Исту было непонятно, в чём именно заключается трудность, однако он добросовестно попытался её разрешить.
— А что, если самим дать имя?
— Это какое же? Имя так просто не бывает, надо, чтобы настоящее было.
— Мы и назовём по-настоящему. Чёрных коров обычно зовут Ночка, рыжих — Зорька. У Тор-па корова рыжая — значит, будет Зорька.
— А если бы была пятнистая?
— Тогда — не знаю. Пеструха, наверное. Но ведь она у него рыжая.
— Ну, давай попробуем Зорьку. — Хийси приподнялся. — Посмотрим, что у тебя получится. Чего глазищи вытаращил? Сам придумал, сам и делать будешь. Пошли, что ли…
Они выбрались из берлоги, Хийси полез прямиком сквозь кусты тальника, и через минуту Ист увидел вросшую в землю заимку Торпа. Куда девалось болото, отделявшее хутор от всего остального мира, Ист не понял.
Уже смеркалось, дверь в доме была заперта, а дворовая дверь заложена изнутри накидным брусом.
— Не люблю… — прошептал Хийси, бесшумно открывая запертую дверь.
Корова переминалась во тьме хлева. Хийси подтолкнул Иста вперёд.
— Зорька, Зоренька… — позвал мальчишка. Корова переступила с ноги на ногу и перестала жевать.
— Во что доить будем? — шёпотом спросил Ист.
— Мамку свою ты тоже доил, — ехидно поинтересовался Хайси, — или так управлялся? Вот народец пошёл — у младенцев ума больше, чем у взрослых парней.
Ист припал к вымени, попробовал сосать. Корова, хорошо выдоенная с вечера, молоко не отдавала, но не стала и биться, испуганная незваными гостями.
— На рассвете надо было приходить, — проговорил Ист, оторвавшись от вымени.
— Ничего, — отозвался Хийси. — Всё-таки ты здорово придумал — самому имя дать. Мне такое в голову не вошло. Пошли, а то сейчас хозяйский талисман тебе на голову свалится. — Хийси указал на дырявый камень-громовик, висящий на струнно натянутой верёвке.

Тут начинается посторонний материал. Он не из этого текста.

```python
SIGNATURES: Dict[str, List] = {
    "ce_ln_affine_bf16": [_P, _P, _P, _P, _I, _I, _I, _I, _F, _I, _I, _P],
    "ce_rmsnorm_rope_bf16": [_P, _P, _P, _P, _P, _I, _I, _I, _I, _F, _I, _P],
    "ce_gemm_bf16": [_P, _P, _P, _P, _I, _P, _P, _I, _I, _I, _I, _I, _I, _I, _I, _I, _c.c_longlong, _I, _c.c_longlong, _P, _c.c_size_t, _P],
    "ce_gemm_bf16_res": [_P, _P, _P, _P, _I, _P, _P, _I, _I, _I, _I, _I, _I, _I, _I, _I, _I, _c.c_longlong, _I, _c.c_longlong, _P, _c.c_size_t, _P],
    "ce_rmsnorm_rope_mxfp8": [_P, _P, _P, _P, _P, _I, _I, _I, _I, _I, _F, _I, _F, _P],
    "ce_v_mxfp8_transpose": [_P, _I, _P, _P, _I, _I, _I, _I, _P],
    "ce_attention_mxfp8": [_P, _P, _P, _P, _P, _P, _P, _I, _I, _I, _I, _I, _I, _I, _I, _I, _P],
    "ce_attention_mxfp8_quant": [_P, _P, _P, _P, _P, _P, _P, _P, _I, _I, _I, _I, _I, _I, _I, _I, _I, _P],
    "ce_attention_mxfp8_add": [_P, _P, _P, _P, _P, _P, _P, _I, _P, _I, _P, _P, _I, _I, _I, _I, _I, _I, _I, _I, _I, _P],
    "ce_rope_scatter_bf16": [_P, _I, _P, _I, _I, _I, _I, _I, _P, _I, _P, _I, _P, _P, _I, _F, _I, _P],
    "ce_patchify_rows_bf16": [_P, _P, _I, _I, _I, _I, _I, _I, _I, _P],
    "ce_comm_load": [ctypes.c_char_p],
    "ce_comm_unique_id": [_P],
    "ce_comm_init": [ctypes.POINTER(ctypes.c_void_p), _P, _I, _I],
    "ce_comm_destroy": [_P],
    "ce_comm_all_to_all": [_P, _P, _P, ctypes.c_size_t, _P],
    "ce_comm_all_gather": [_P, _P, _P, ctypes.c_size_t, _P],
    "ce_ln_affine_fp8": [_P, _P, _P, _P, _P, _I, _I, _I, _I, _F, _I, _I, _P],
    "ce_quant_rows_fp8": [_P, _P, _P, _I, _I, _I, _I, _P],
    "ce_gemm_fp8": [_P, _P, _P, _P, _P, _P, _I, _P, _P, _I, _I, _I, _I, _I, _I, _I, _I, _P, _c.c_size_t, _P],
    "ce_quant_rows_mxfp8": [_P, _P, _P, _I, _I, _I, _I, _P],
    "ce_quant_rows_mxfp8_w": [_P, _P, _P, _I, _I, _I, _I, _P],
    "ce_ln_affine_mxfp8": [_P, _P, _P, _P, _P, _I, _I, _I, _I, _F, _I, _I, _P],
    "ce_gemm_mxfp8": [_P, _P, _P, _P, _P, _P, _I, _P, _P, _I, _I, _I, _I, _I, _I, _I, _I, _P, _c.c_size_t, _P],
    "ce_gemm_mxfp8_gelu_quant": [_P, _P, _P, _P, _P, _P, _P, _I, _I, _I, _I, _I, _I, _P, _c.c_size_t, _P],
    "ce_gemm_batched_bf16": [_P, _P, _P, _P, _I, _I, _I, _I, _I, _I, _I, _I, _I] + [ctypes.c_longlong] * 6 + [_P],
    "ce_im2col_patch2d_bf16": [_P, _P, _I, _I, _I, _I, _I, _I, _P],
    "ce_gather_rows_bf16": [_P, _P, _P, _I, _I, _I, _I, _I, _P],
    "ce_rmsnorm_bf16": [_P, _P, _P, _I, _I, _I, _I, _F, _P],
    "ce_softmax_t5_bf16": [_P, _P, _I, _I, _I, _I, _I, _I, _P, _P, _P, _P],
    "ce_attention_bf16": [_P, _P, _P, _I, _I, _I, _P, _P, _I, _I, _I, _P, _I, _I, _I, _I, _I, _F, _P],
    "ce_attention_batched_bf16": [_P, _P, _P, _I, _I, _I, _P, _P, _I, _I, _I, _P, _I, _I, _I, _I, _I, _F, _I, _P],
    "ce_attention_vt_bf16": [_P, _P, _P, _I, _I, _I, _P, _I, _I, _I, _I, _I, _F, _I, _P],
    "ce_attention_2seg_vt_bf16": [_P, _P, _P, _I, _I, _I, _I, _P, _P, _I, _I, _I, _I, _P, _I, _I, _I, _I, _I, _F, _I, _P],
    "ce_attention_2seg_vt_strided_bf16": [_P, _P, _P, _I, _I, _I, _I, _P, _P, _I, _I, _I, _I, _P, _I, _I, _I, _I, _I, _F, _I, _I, _I, _I, _P],
    "ce_attention_2seg_vt_weighted_bf16": [_P, _P, _P, _I, _I, _I, _I, _P, _P, _I, _I, _I, _I, _P, _I, _I, _I, _I, _I, _F, _I, _I, _I, _I, _P, _P, _P],
    "ce_attention_2seg_vt_quant_bf16": [_P, _P, _P, _I, _I, _I, _I, _P, _P, _I, _I, _I, _I, _P, _P, _I, _I, _I, _I, _I, _F, _I, _P],
    "ce_v_transpose_bf16": [_P, _I, _P, _I, _I, _I, _P],
    "ce_attention_vt_blocked_bf16": [_P, _P, _P, _I, _I, _I, _P, _I, _I, _I, _I, _I, _F, _I, _I, _I, _I, _P],
    "ce_v_transpose_blocked_bf16": [_P, _I, _P, _I, _I, _I, _I, _I, _I, _I, _P],
    "ce_timestep_sinusoid": [_P, _P, _I, _P],
    "ce_timestep_sinusoid_f32": [_P, _P, _I, _P],
    "ce_gemv": [_P, _I, _P, _P, _P, _I, _I, _I, _P],
    "ce_modulation": [_P, _P, _P, _I, _I, _I, _I, _I, _P],
    "ce_patchify_bf16": [_P, _P, _I, _I, _I, _I, _I, _P],
    "ce_unpatchify_bf16": [_P, _P, _I, _I, _I, _I, _I, _P],
    "ce_conv_igemm_bf16": [_P, _I, _P, _P, _P, _I, _P] + [_I] * 16 + [_P],
    "ce_conv3d_head_bf16": [_P, _I, _P, _P, _P, _I] + [_I] * 10 + [_P],
    "ce_gemm_bf16_tile_rows": [_I, _I, _I, _I, _c.c_longlong],
    "ce_zero_border_bf16": [_P, _I, _I, _I, _I, _I, _P],
    "ce_conv3d_gemm_bf16": [_P, _P, _I, _P, _P, _P, _I, _I, _I, _I, _I, _I, _I, _I, _P],
    "ce_conv3d_gemm_rms_silu_bf16": [_P, _P, _I, _P, _P, _P, _P, _I, _I, _I, _I, _I, _I, _I, _P, _I, _P],
    "ce_rms_silu_bf16": [_P, _P, _P, _c.c_longlong, _I, _I, _I, _I, _I, _I, _P],
    "ce_upsample2x_bf16": [_P, _P, _I, _I, _I, _I, _P],
    "ce_softmax_rows_f32_bf16": [_P, _P, _I, _I, _I, _I, _I, _F, _P],
    "ce_attention_1head_bf16": [_P, _P, _P, _P, _I, _I, _I, _I, _I, _I, _I, _F, _P, _c.c_longlong, _P],
    "ce_cfg_unipc_step": [_P, _P, _P, _P, _P, _P, _P, _P, _P, _c.c_longlong, _I, _P],
    "ce_cfg_unipc_step_delta": [_P, _P, _P, _P, _P, _P, _P, _P, _P, _c.c_longlong, _I, _I, _I, _P, _c.c_longlong, _P, _I, _P],
    "ce_lora_merge_bf16": [_P, _I, _P, _I, _I, _I, _I, _P, _P, _P, _P, _P],
    "ce_tea_rel_l1_bf16": [_P, _I, _I, _P, _P],
    "ce_tea_store_bf16": [_P, _P, _c.c_longlong, _P],
    "ce_tea_apply_bf16": [_P, _P, _c.c_longlong, _P],
    "ce_tea_store_dist_bf16": [_P, _P, _P, _P, _P, _c.c_longlong, _c.c_longlong, _P],
    "ce_image_resample_u8": [_P, _P, _I, _I, _I, _I, _P, _P, _I, _P],
    "ce_image_u8_lut_planar": [_P, _I, _I, _I, _I, _I, _I, _P, _P, _I, _P],
    "ce_video_to_u8": [_P, _P, _I, _I, _I, _I, _I, _P],
    "ce_region_weights_u8": [_P, _P, _I, _I, _P],
    "ce_region_blend_f32": [_P, _P, _P, _P, _P, _c.c_longlong, _c.c_longlong, _I, _P],
    "ce_region_composite": [_P, _I, _P, _P, _P, _I, _I, _I, _I, _P],
# ... 152 lines not shown
```

### chronoedit_amd/ops.py

```python
from __future__ import annotations

import ctypes
from typing import Optional

import torch

from . import hiplib

EPI_BIAS, EPI_BIAS_GELU, EPI_GATE_RES, EPI_BIAS_GELU_ERF = 0, 1, 2, 3
EPI_F32, EPI_MUL, EPI_BIAS_ROW, EPI_BIAS_T = 4, 5, 6, 7

_lib = None
_product = None

_KNOB_DEFAULTS = {"ce_set_gemm_variant": -1, "ce_set_attention_waves": 0, "ce_set_gemm_fp8_variant": 1,
                  "ce_set_attention_mxfp8_variant": 1, "ce_set_attention_mxfp8_persistent": 512}
_knobs = dict(_KNOB_DEFAULTS)


def lib():
    global _lib, _product
    if _lib is None:
        _lib = _product = hiplib.load()
        import os
# ... 389 lines not shown


def attention_2seg_vt_shared(q: torch.Tensor, k1: torch.Tensor, v1t: torch.Tensor, len1: int, k2: torch.Tensor, v2t: torch.Tensor, len2: int,
                             heads: int, out: torch.Tensor, batch: int, share_q: bool = False, share1: bool = False, share2: bool = False,
                             cols1: Optional[int] = None, cols2: Optional[int] = None, scale: Optional[float] = None):
    for n, t in (("q", q), ("k1", k1), ("v1t", v1t), ("k2", k2), ("v2t", v2t), ("out", out)):
        _dev(t, torch.bfloat16, n)
    Nq, Dq, ldq = _rows(q, "q")
    _, _, ldk1 = _rows(k1, "k1")
    _, _, ldk2 = _rows(k2, "k2")
    No, Do, ldo = _rows(out, "out")
    nq = Nq if share_q else Nq // batch
    assert Dq == heads * 128 and Do == Dq and v1t.shape[0] == Dq and v2t.shape[0] == Dq and v1t.stride(1) == 1 and v2t.stride(1) == 1
    assert No == batch * nq and (share_q or Nq == batch * nq), (No, Nq, batch)
    assert k1.shape[0] == (1 if share1 else batch) * len1 and k2.shape[0] == (1 if share2 else batch) * len2
    pad = lambda n: (n + 63) // 64 * 64
    if cols1 is None:
        cols1 = 0 if share1 else v1t.shape[1] // batch
    if cols2 is None:
        cols2 = 0 if share2 else v2t.shape[1] // batch
    assert v1t.shape[1] >= (0 if share1 else (batch - 1) * cols1) + pad(len1) and v2t.shape[1] >= (0 if share2 else (batch - 1) * cols2) + pad(len2)
    if scale is None:
        scale = 128 ** -0.5
    st = _prof_begin()
    _check(lib().ce_attention_2seg_vt_strided_bf16(_ptr(q), _ptr(k1), _ptr(v1t), len1, ldk1, v1t.stride(0), int(cols1), _ptr(k2), _ptr(v2t),
                                                   len2, ldk2, v2t.stride(0), int(cols2), _ptr(out), nq, heads, 128, ldq, ldo, float(scale), batch,
                                                   0 if share_q else nq, 0 if share1 else len1, 0 if share2 else len2, _stream()),
           "ce_attention_2seg_vt_strided_bf16")
    tag = ("_sq" if share_q else "") + ("_s1" if share1 else "") + ("_s2" if share2 else "")
    _prof_end(st, f"attention_{nq}x{len1}+{len2}_h{heads}" + (f"_b{batch}" if batch > 1 else "") + tag, 4.0 * nq * (len1 + len2) * 128 * heads * batch)
    return out


def attention_2seg_vt_weighted(q: torch.Tensor, k1: torch.Tensor, v1t: torch.Tensor, len1: int, k2: torch.Tensor, v2t: torch.Tensor, len2: int,
                               heads: int, out: torch.Tensor, batch: int, valid1: torch.Tensor, w1: torch.Tensor, share_q: bool = False,
                               share2: bool = False, cols1: Optional[int] = None, cols2: Optional[int] = None, scale: Optional[float] = None):
    for n, t in (("q", q), ("k1", k1), ("v1t", v1t), ("k2", k2), ("v2t", v2t), ("out", out)):
        _dev(t, torch.bfloat16, n)
    _dev(valid1, torch.int32, "valid1"), _dev(w1, torch.float32, "w1")
    assert valid1.is_contiguous() and w1.is_contiguous() and valid1.numel() == batch and w1.numel() == batch
    Nq, Dq, ldq = _rows(q, "q")
    _, _, ldk1 = _rows(k1, "k1")
    _, _, ldk2 = _rows(k2, "k2")
    No, Do, ldo = _rows(out, "out")
    nq = Nq if share_q else Nq // batch
    assert Dq == heads * 128 and Do == Dq and v1t.shape[0] == Dq and v2t.shape[0] == Dq and v1t.stride(1) == 1 and v2t.stride(1) == 1
    assert No == batch * nq and (share_q or Nq == batch * nq), (No, Nq, batch)
    assert k1.shape[0] == batch * len1 and k2.shape[0] == (1 if share2 else batch) * len2
    pad = lambda n: (n + 63) // 64 * 64
    if cols1 is None:
        cols1 = v1t.shape[1] // batch
    if cols2 is None:
        cols2 = 0 if share2 else v2t.shape[1] // batch
    assert v1t.shape[1] >= (batch - 1) * cols1 + pad(len1) and v2t.shape[1] >= (0 if share2 else (batch - 1) * cols2) + pad(len2)
    if scale is None:
        scale = 128 ** -0.5
    st = _prof_begin()
    _check(lib().ce_attention_2seg_vt_weighted_bf16(_ptr(q), _ptr(k1), _ptr(v1t), len1, ldk1, v1t.stride(0), int(cols1), _ptr(k2), _ptr(v2t),
                                                    len2, ldk2, v2t.stride(0), int(cols2), _ptr(out), nq, heads, 128, ldq, ldo, float(scale), batch,
                                                    0 if share_q else nq, len1, 0 if share2 else len2, _ptr(valid1), _ptr(w1), _stream()),
           "ce_attention_2seg_vt_weighted_bf16")
    tag = ("_sq" if share_q else "") + ("_s2" if share2 else "") + "_w"
    _prof_end(st, f"attention_{nq}x{len1}+{len2}_h{heads}" + (f"_b{batch}" if batch > 1 else "") + tag, 4.0 * nq * (len1 + len2) * 128 * heads * batch)
    return out
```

Они безмолвно покинули двор, а через пару шагов очутились на знакомой прогалине, откуда Ист так безуспешно пытался уйти.
Хийси одним движением оторвал лошадиную ногу, начал свежевать её, ловко и споро, словно и впрямь у него на концах пальцев красовались медвежьи когти. Дома Хийси вручил Исту кровавый кусок мяса, и мальчик покорно принялся жевать жёсткие волокна. Об огне и приготовлении пищи Ист не стал и заикаться, понимал, что услышит в ответ.
— Лучше бы ты мышку поел. — Хийси удовлетворённо отшвырнул кость и прислонился спиной к земляной стенке. — Мышка мягкая, легко жевать.
— Мышку мне тоже жалко.
— Ну и ну… — Хайси покачал головой. — Откуда только такие, как ты, берутся? Вот чем мне тебя кормить? Орехи ещё не созрели, ягод нет. Ложись спать — утром опять за молоком пойдём.
Ист свернулся калачиком среди палых листьев, удивляясь, что под землёй так сухо и ни единый комар не звенит в воздухе. И, уже засыпая, спросил:
— Дедушка, а как ты в Индию попал? Она же за морем.
— А так же, как и на Торпов хутор, — ответило из темноты. — Он тоже за болотом. Индия недалече, если знать, как идти.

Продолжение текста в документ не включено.